WHAT IS REQUIRED –
Only lines with the word "sizeof" are wanted; copy each of them from the listing below.

SUPPLIED MATERIAL –

# aerius-labs/paillier-halo2

Hardware: AMD Instinct MI355X
Metric: Paillier-encrypt proofs/s (2048-bit n, k=17); MSM achieved HBM GB/s vs peak (higher is better)
Workload: dtype u32 limbs (29-bit reduced radix, 254-bit modular integers), u64 limbs (4096-bit integers)

## Files before the change

paillier_halo2_amd/csrc/pz_lookup.hip:

```cpp
#include "fp.cuh"
#include "pz_internal.h"

int pz_batch_invert_internal(pz_ctx* ctx, Fr* d_a, size_t n, Fr* d_mul_io);
int pz_prefix_product_batch_internal(pz_ctx* ctx, const Fr* d_a, size_t a_stride, size_t n_cols, size_t n, Fr z0, Fr* d_z,
                                     size_t z_stride);

__device__ __forceinline__ u32 small_value(const Fr& mont, u32 M) {
    Fr c = fp_from_mont(mont);
    u32 hi = 0;
#pragma unroll
    for (int k = 1; k < 8; ++k) hi |= c.v[k];
    return (hi == 0 && c.v[0] < M) ? c.v[0] : 0xffffffffu;
}
__device__ __forceinline__ Fr fr_small(u32 v) {
    Fr x = fp_zero<FrTag>();
    if (!v) return x;
    x.v[0] = v;
    return fp_to_mont(x);
}

__global__ __launch_bounds__(256) void k_lk_hist(const Fr* __restrict__ cols, size_t cs, size_t rows, u32 M,
                                                 u32* __restrict__ counts, u32* __restrict__ flags) {
    const size_t i = (size_t)blockIdx.x * blockDim.x + threadIdx.x;
    if (i >= rows) return;
    const u32 v = small_value(fp_load<FrTag>(cols + (size_t)blockIdx.y * cs + i), M);
    if (v == 0xffffffffu) atomicOr(flags, 1u);
    else atomicAdd(counts + (size_t)blockIdx.y * M + v, 1u);
}

__global__ __launch_bounds__(256) void k_lk_scan(const u32* __restrict__ cA, const u32* __restrict__ cS, u32 M,
                                                 u32* __restrict__ oA, u32* __restrict__ dr, u32* __restrict__ oL,
                                                 u32* __restrict__ flags) {
    __shared__ u32 s_a[256], s_d[256], s_l[256];
    const size_t col = blockIdx.x;
    const u32* a = cA + col * M;
    const u32 per = (M + 255) / 256, lo = threadIdx.x * per;
    u32 ta = 0, td = 0, tl = 0;
    bool missing = false;
    for (u32 k = 0; k < per; ++k) {
        const u32 v = lo + k;
        if (v < M) {
            const u32 ca = a[v], cs = cS[v], present = ca ? 1u : 0u;
            if (present > cs) missing = true;
            ta += ca;
            td += present;
            tl += cs - (present <= cs ? present : cs);
        }
    }
    if (missing) atomicOr(flags, 2u);
    s_a[threadIdx.x] = ta; s_d[threadIdx.x] = td; s_l[threadIdx.x] = tl;
    __syncthreads();
    if (threadIdx.x == 0) {
        u32 ra = 0, rd = 0, rl = 0;
        for (int k = 0; k < 256; ++k) {
            u32 x = s_a[k]; s_a[k] = ra; ra += x;
            x = s_d[k]; s_d[k] = rd; rd += x;
            x = s_l[k]; s_l[k] = rl; rl += x;
        }
    }
    __syncthreads();
    ta = s_a[threadIdx.x]; td = s_d[threadIdx.x]; tl = s_l[threadIdx.x];
    for (u32 k = 0; k < per; ++k) {
        const u32 v = lo + k;
        if (v < M) {
            const u32 ca = a[v], cs = cS[v], present = ca ? 1u : 0u;
            oA[col * (M + 1) + v] = ta;
            dr[col * M + v] = td;
            oL[col * (M + 1) + v] = tl;
            ta += ca;
            td += present;
            tl += cs - (present <= cs ? present : cs);
        }
    }
    if (threadIdx.x == 255) {
        oA[col * (M + 1) + M] = ta;
        oL[col * (M + 1) + M] = tl;
    }
}

__device__ __forceinline__ u32 run_of(const u32* __restrict__ off, u32 M, u32 i) {
    u32 lo = 0, hi = M;
    while (hi - lo > 1) {
        const u32 mid = (lo + hi) >> 1;
        if (off[mid] <= i) lo = mid; else hi = mid;
    }
    return lo;
}

__global__ __launch_bounds__(256) void k_lk_emit(const u32* __restrict__ oA, const u32* __restrict__ dr,
                                                 const u32* __restrict__ oL, u32 M, size_t rows, Fr* __restrict__ pin,
                                                 Fr* __restrict__ ptab, size_t os) {
    const size_t i = (size_t)blockIdx.x * blockDim.x + threadIdx.x;
    if (i >= rows) return;
    const size_t col = blockIdx.y;
    const u32* offA = oA + col * (M + 1);
    const u32 v = run_of(offA, M, (u32)i);
    const Fr fv = fr_small(v);
    fp_store(pin + col * os + i, fv);
    if (offA[v] == (u32)i) {
        fp_store(ptab + col * os + i, fv);
    } else {
        const u32 r = (u32)i - dr[col * M + v] - 1;
        fp_store(ptab + col * os + i, fr_small(run_of(oL + col * (M + 1), M, r)));
    }
}

extern "C" int pz_lookup_permute_dev(pz_ctx* ctx, const uint64_t* d_inputs, size_t n_cols, size_t col_stride,
                                     const uint64_t* d_table, size_t rows, uint32_t value_bits, uint64_t* d_perm_inputs,
                                     uint64_t* d_perm_tables, size_t out_stride) {
    if (!ctx || value_bits == 0 || value_bits > 24 || col_stride % 4 || out_stride % 4) return PZ_ERR_INVALID;
    if (n_cols && rows && (!d_inputs || !d_table || !d_perm_inputs || !d_perm_tables)) return PZ_ERR_INVALID;
    if (n_cols > 1 && (col_stride < 4 * rows || out_stride < 4 * rows)) return PZ_ERR_INVALID;
    if (n_cols == 0 || rows == 0) return PZ_OK;
    if (n_cols > 65535 || rows > 0xfffffff0u) return PZ_ERR_INVALID;
    PZ_ENTER(ctx);
    const u32 M = 1u << value_bits;
    const size_t words = n_cols * (size_t)M + M + 2 * n_cols * (size_t)(M + 1) + n_cols * (size_t)M + 4;
    void* ws;
    PZCHK(pz_ws_get(ctx, WS_BIG_C, words * 4, &ws));
    u32* cA = (u32*)ws;
    u32* cS = cA + n_cols * (size_t)M;
    u32* oA = cS + M;
    u32* dr = oA + n_cols * (size_t)(M + 1);
    u32* oL = dr + n_cols * (size_t)M;
    u32* flags = oL + n_cols * (size_t)(M + 1);
    HIPCHK(ctx, hipMemsetAsync(cA, 0, (n_cols + 1) * (size_t)M * 4, ctx->stream));
    HIPCHK(ctx, hipMemsetAsync(flags, 0, 16, ctx->stream));
    hipLaunchKernelGGL(k_lk_hist, dim3(pz_div_up(rows, 256), (unsigned)n_cols), dim3(256), 0, ctx->stream,
                       (const Fr*)d_inputs, col_stride / 4, rows, M, cA, flags);
    hipLaunchKernelGGL(k_lk_hist, dim3(pz_div_up(rows, 256), 1), dim3(256), 0, ctx->stream, (const Fr*)d_table, (size_t)0,
                       rows, M, cS, flags);
    hipLaunchKernelGGL(k_lk_scan, dim3((unsigned)n_cols), dim3(256), 0, ctx->stream, (const u32*)cA, (const u32*)cS, M, oA,
                       dr, oL, flags);
    HIPCHK(ctx, hipGetLastError());
    u32 f = 0;
    HIPCHK(ctx, hipMemcpyAsync(&f, flags, 4, hipMemcpyDeviceToHost, ctx->stream));
    HIPCHK(ctx, hipStreamSynchronize(ctx->stream));
    if (f) return PZ_ERR_RANGE;
    hipLaunchKernelGGL(k_lk_emit, dim3(pz_div_up(rows, 256), (unsigned)n_cols), dim3(256), 0, ctx->stream, (const u32*)oA,
                       (const u32*)dr, (const u32*)oL, M, rows, (Fr*)d_perm_inputs, (Fr*)d_perm_tables, out_stride / 4);
    HIPCHK(ctx, hipGetLastError());
    return PZ_OK;
}

__global__ __launch_bounds__(256) void k_lk_terms(const Fr* __restrict__ A, size_t as, const Fr* __restrict__ S,
                                                  const Fr* __restrict__ Ap, size_t aps, const Fr* __restrict__ Sp, size_t sps,
                                                  size_t n, Fr beta, Fr gamma, Fr* __restrict__ num, Fr* __restrict__ den) {
    const size_t i = (size_t)blockIdx.x * blockDim.x + threadIdx.x;
    if (i >= n) return;
    const size_t k = blockIdx.y;
    fp_store(num + k * n + i, fp_mul(fp_add(fp_load<FrTag>(A + k * as + i), beta), fp_add(fp_load<FrTag>(S + i), gamma)));
    fp_store(den + k * n + i, fp_mul(fp_add(fp_load<FrTag>(Ap + k * aps + i), beta), fp_add(fp_load<FrTag>(Sp + k * sps + i), gamma)));
}

extern "C" int pz_lookup_product_dev(pz_ctx* ctx, const uint64_t* d_inputs, size_t input_stride, const uint64_t* d_table,
                                     const uint64_t* d_perm_inputs, size_t perm_input_stride, const uint64_t* d_perm_tables,
                                     size_t perm_table_stride, size_t n_lookups, size_t n, const uint64_t beta[4],
                                     const uint64_t gamma[4], const uint64_t z0[4], uint64_t* d_z, size_t z_stride) {
    if (!ctx || !beta || !gamma || !z0 || (n && n_lookups && (!d_inputs || !d_table || !d_perm_inputs || !d_perm_tables || !d_z)))
        return PZ_ERR_INVALID;
    if (input_stride % 4 || perm_input_stride % 4 || perm_table_stride % 4 || z_stride % 4 || n_lookups > 65535) return PZ_ERR_INVALID;
    if (n_lookups > 1 && (input_stride < 4 * n || perm_input_stride < 4 * n || perm_table_stride < 4 * n || z_stride < 4 * n))
        return PZ_ERR_INVALID;
    if (!n || !n_lookups) return PZ_OK;
    PZ_ENTER(ctx);
    void* ws;
    PZCHK(pz_ws_get(ctx, WS_BIG_C, 2 * n_lookups * n * 32, &ws));
    Fr* num = (Fr*)ws;
    Fr* den = num + n_lookups * n;
    Fr b, g, z;
    memcpy(b.v, beta, 32);
    memcpy(g.v, gamma, 32);
    memcpy(z.v, z0, 32);
    hipLaunchKernelGGL(k_lk_terms, dim3(pz_div_up(n, 256), (unsigned)n_lookups), dim3(256), 0, ctx->stream, (const Fr*)d_inputs,
                       input_stride / 4, (const Fr*)d_table, (const Fr*)d_perm_inputs, perm_input_stride / 4,
                       (const Fr*)d_perm_tables, perm_table_stride / 4, n, b, g, num, den);
    HIPCHK(ctx, hipGetLastError());
    PZCHK(pz_batch_invert_internal(ctx, den, n_lookups * n, num));
    return pz_prefix_product_batch_internal(ctx, num, n, n_lookups, n, z, (Fr*)d_z, z_stride / 4);
}
```

paillier_halo2_amd/csrc/pz_quotient.hip:

```cpp
#include "fp29.cuh"
#include "pz_internal.h"

static inline Fr fp_one_host() {
    static const uint64_t ONE[4] = {0xac96341c4ffffffbULL, 0x36fc76959f60cd29ULL, 0x666ea36f7879462eULL, 0x0e0a77c19a07df2fULL};
    Fr r;
    memcpy(r.v, ONE, 32);
    return r;
}
static inline Fr fr_from_u64(const uint64_t x[4]) {
    Fr r;
    memcpy(r.v, x, 32);
    return r;
}

typedef F29<FrTag> Fr29;
__device__ __forceinline__ Fr29 fr29_c261(const Fr& c) { return f29_to_261(f29_from_fp(c)); }
__device__ __forceinline__ Fr29 fr29_one256() {
    Fr29 r;
#pragma unroll
    for (int i = 0; i < 9; ++i) r.v[i] = P29<FrTag>::R256(i);
    return r;
}

struct S29 {
    u32 v[9];
};
static bool host_fr_canonical(const uint64_t c[4]) {
    static const uint64_t R[4] = {0x43e1f593f0000001ULL, 0x2833e84879b97091ULL, 0xb85045b68181585dULL, 0x30644e72e131a029ULL};
    for (int i = 3; i >= 0; --i)
        if (c[i] != R[i]) return c[i] < R[i];
    return false;
}
static S29 host_fr_shl(const uint64_t c[4], unsigned k) {
    static const uint64_t R[4] = {0x43e1f593f0000001ULL, 0x2833e84879b97091ULL, 0xb85045b68181585dULL, 0x30644e72e131a029ULL};
    uint64_t x[4] = {c[0], c[1], c[2], c[3]};
    for (unsigned t = 0; t < k; ++t) {
        for (int i = 3; i > 0; --i) x[i] = (x[i] << 1) | (x[i - 1] >> 63);
        x[0] <<= 1;
        bool ge = true;
        for (int i = 3; i >= 0; --i)
            if (x[i] != R[i]) { ge = x[i] > R[i]; break; }
        if (ge) {
            unsigned __int128 br = 0;
            for (int i = 0; i < 4; ++i) {
                const unsigned __int128 d = (unsigned __int128)x[i] - R[i] - br;
                x[i] = (uint64_t)d;
                br = (d >> 64) & 1;
            }
        }
    }
    S29 r;
    for (int i = 0; i < 9; ++i) {
        const unsigned bit = 29u * i, j = bit >> 6, o = bit & 63;
        uint64_t w = x[j] >> o;
        if (o > 35 && j + 1 < 4) w |= x[j + 1] << (64 - o);
        r.v[i] = (u32)(w & (i < 8 ? 0x1fffffffull : 0xffffffffull));
    }
    return r;
}
static void host_fr_mul(const uint64_t a[4], const uint64_t b[4], uint64_t out[4]) {
    static const uint64_t R[4] = {0x43e1f593f0000001ULL, 0x2833e84879b97091ULL, 0xb85045b68181585dULL, 0x30644e72e131a029ULL};
    const uint64_t INV = 0xc2e1f593efffffffULL;
    uint64_t t[6] = {0, 0, 0, 0, 0, 0};
    for (int i = 0; i < 4; ++i) {
        unsigned __int128 c = 0;
        for (int j = 0; j < 4; ++j) {
            c += (unsigned __int128)a[j] * b[i] + t[j];
            t[j] = (uint64_t)c;
            c >>= 64;
        }
        c += t[4];
        t[4] = (uint64_t)c;
        t[5] = (uint64_t)(c >> 64);
        const uint64_t m = t[0] * INV;
        c = ((unsigned __int128)m * R[0] + t[0]) >> 64;
        for (int j = 1; j < 4; ++j) {
            c += (unsigned __int128)m * R[j] + t[j];
            t[j - 1] = (uint64_t)c;
            c >>= 64;
        }
        c += t[4];
        t[3] = (uint64_t)c;
        t[4] = t[5] + (uint64_t)(c >> 64);
    }
    bool ge = t[4] != 0;
    if (!ge) {
        ge = true;
        for (int i = 3; i >= 0; --i)
            if (t[i] != R[i]) { ge = t[i] > R[i]; break; }
    }
    if (ge) {
        unsigned __int128 br = 0;
        for (int i = 0; i < 4; ++i) {
            const unsigned __int128 d = (unsigned __int128)t[i] - R[i] - br;
            t[i] = (uint64_t)d;
            br = (d >> 64) & 1;
        }
    }
    memcpy(out, t, 32);
}
static void host_fr_pow(const uint64_t a[4], unsigned e, uint64_t out[4]) {
    static const uint64_t ONE[4] = {0xac96341c4ffffffbULL, 0x36fc76959f60cd29ULL, 0x666ea36f7879462eULL, 0x0e0a77c19a07df2fULL};
    uint64_t acc[4], sq[4];
    memcpy(acc, ONE, 32);
    memcpy(sq, a, 32);
    for (; e; e >>= 1) {
        if (e & 1) host_fr_mul(acc, sq, acc);
        host_fr_mul(sq, sq, sq);
    }
    memcpy(out, acc, 32);
}
extern "C" int pzx_host_selftest(void) {
    static const uint64_t ONE[4] = {0xac96341c4ffffffbULL, 0x36fc76959f60cd29ULL, 0x666ea36f7879462eULL, 0x0e0a77c19a07df2fULL};
    auto limbs_of = [](const uint64_t x[4]) { return host_fr_shl(x, 0); };
    auto same = [](const S29& a, const S29& b) { return memcmp(a.v, b.v, sizeof a.v) == 0; };
    uint64_t two[4], acc[4], pw[4];
    {
        const S29 d = host_fr_shl(ONE, 1);
        unsigned __int128 carry = 0;
        memset(two, 0, sizeof two);
        for (int i = 0; i < 9; ++i) {
            const unsigned bit = 29u * i, j = bit >> 6, o = bit & 63;
            two[j] |= (uint64_t)d.v[i] << o;
            if (o > 35 && j + 1 < 4) two[j + 1] |= (uint64_t)d.v[i] >> (64 - o);
        }
        (void)carry;
    }
    if (!same(limbs_of(two), host_fr_shl(ONE, 1))) return 1;
    host_fr_mul(ONE, ONE, acc);
    if (memcmp(acc, ONE, 32)) return 2;
    memcpy(acc, ONE, 32);
    for (unsigned k = 1; k <= 300; ++k) {
        host_fr_mul(acc, two, acc);
        if (!same(limbs_of(acc), host_fr_shl(ONE, k))) return 100 + (int)k;
        if (k % 37 == 0 || k == 300) {
            host_fr_pow(two, k, pw);
            if (memcmp(pw, acc, 32)) return 1000 + (int)k;
        }
    }
    return 0;
}
extern "C" void pzx_host_fr_mul(const uint64_t a[4], const uint64_t b[4], uint64_t out[4]) { host_fr_mul(a, b, out); }
extern "C" void pzx_host_fr_pow(const uint64_t a[4], unsigned e, uint64_t out[4]) { host_fr_pow(a, e, out); }
extern "C" void pzx_host_fr_shl(const uint64_t c[4], unsigned k, uint32_t out[9]) {
    const S29 r = host_fr_shl(c, k);
    memcpy(out, r.v, sizeof r.v);
}
__device__ __forceinline__ Fr29 f29_add_s(const Fr29& a, const u32 (&b)[9]) {
    Fr29 r;
#pragma unroll
    for (int i = 0; i < 9; ++i) r.v[i] = a.v[i] + b[i];
    return r;
// ... 87 lines not shown
    fp_store(excl + (size_t)blockIdx.y * nb * 256 + t, w);
    if (threadIdx.x == 255) f29_store_product(block_tot + (size_t)blockIdx.y * nb + blockIdx.x, f29_to_256(p));
}
__global__ void k_pp_blocks(Fr* __restrict__ block_tot, unsigned nb, size_t n_cols, Fr z0) {
    const size_t col = (size_t)blockIdx.x * blockDim.x + threadIdx.x;
    if (col >= n_cols) return;
    Fr* bt = block_tot + col * nb;
    Fr run = z0;
    for (unsigned b = 0; b < nb; ++b) {
        Fr t = fp_load<FrTag>(bt + b);
        fp_store(bt + b, run);
        run = fp_mul(run, t);
    }
}
__global__ __launch_bounds__(256) void k_pp_apply(const Fr* __restrict__ a, size_t as, size_t n, const Fr* __restrict__ excl,
                                                  const Fr* __restrict__ block_tot, unsigned nb, Fr* __restrict__ z, size_t zs) {
    a += (size_t)blockIdx.y * as;
    z += (size_t)blockIdx.y * zs;
    const size_t t = (size_t)blockIdx.x * 256 + threadIdx.x;
    const size_t lo = t * PP_K;
    if (lo >= n) return;
    Fr29 cur = f29_mul(f29_load<FrTag>(block_tot + (size_t)blockIdx.y * nb + blockIdx.x),
                       f29_load<FrTag>(excl + (size_t)blockIdx.y * nb * 256 + t));
    for (unsigned j = 0; j < PP_K && lo + j < n; ++j) {
        const Fr v = fp_load<FrTag>(a + lo + j);
        f29_store_product(z + lo + j, cur);
        cur = f29_mul(cur, f29_from_fp_shl5(v));
    }
}
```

SOLUTION TO THIS TASK –
    auto same = [](const S29& a, const S29& b) { return memcmp(a.v, b.v, sizeof a.v) == 0; };
        memset(two, 0, sizeof two);
    memcpy(out, r.v, sizeof r.v);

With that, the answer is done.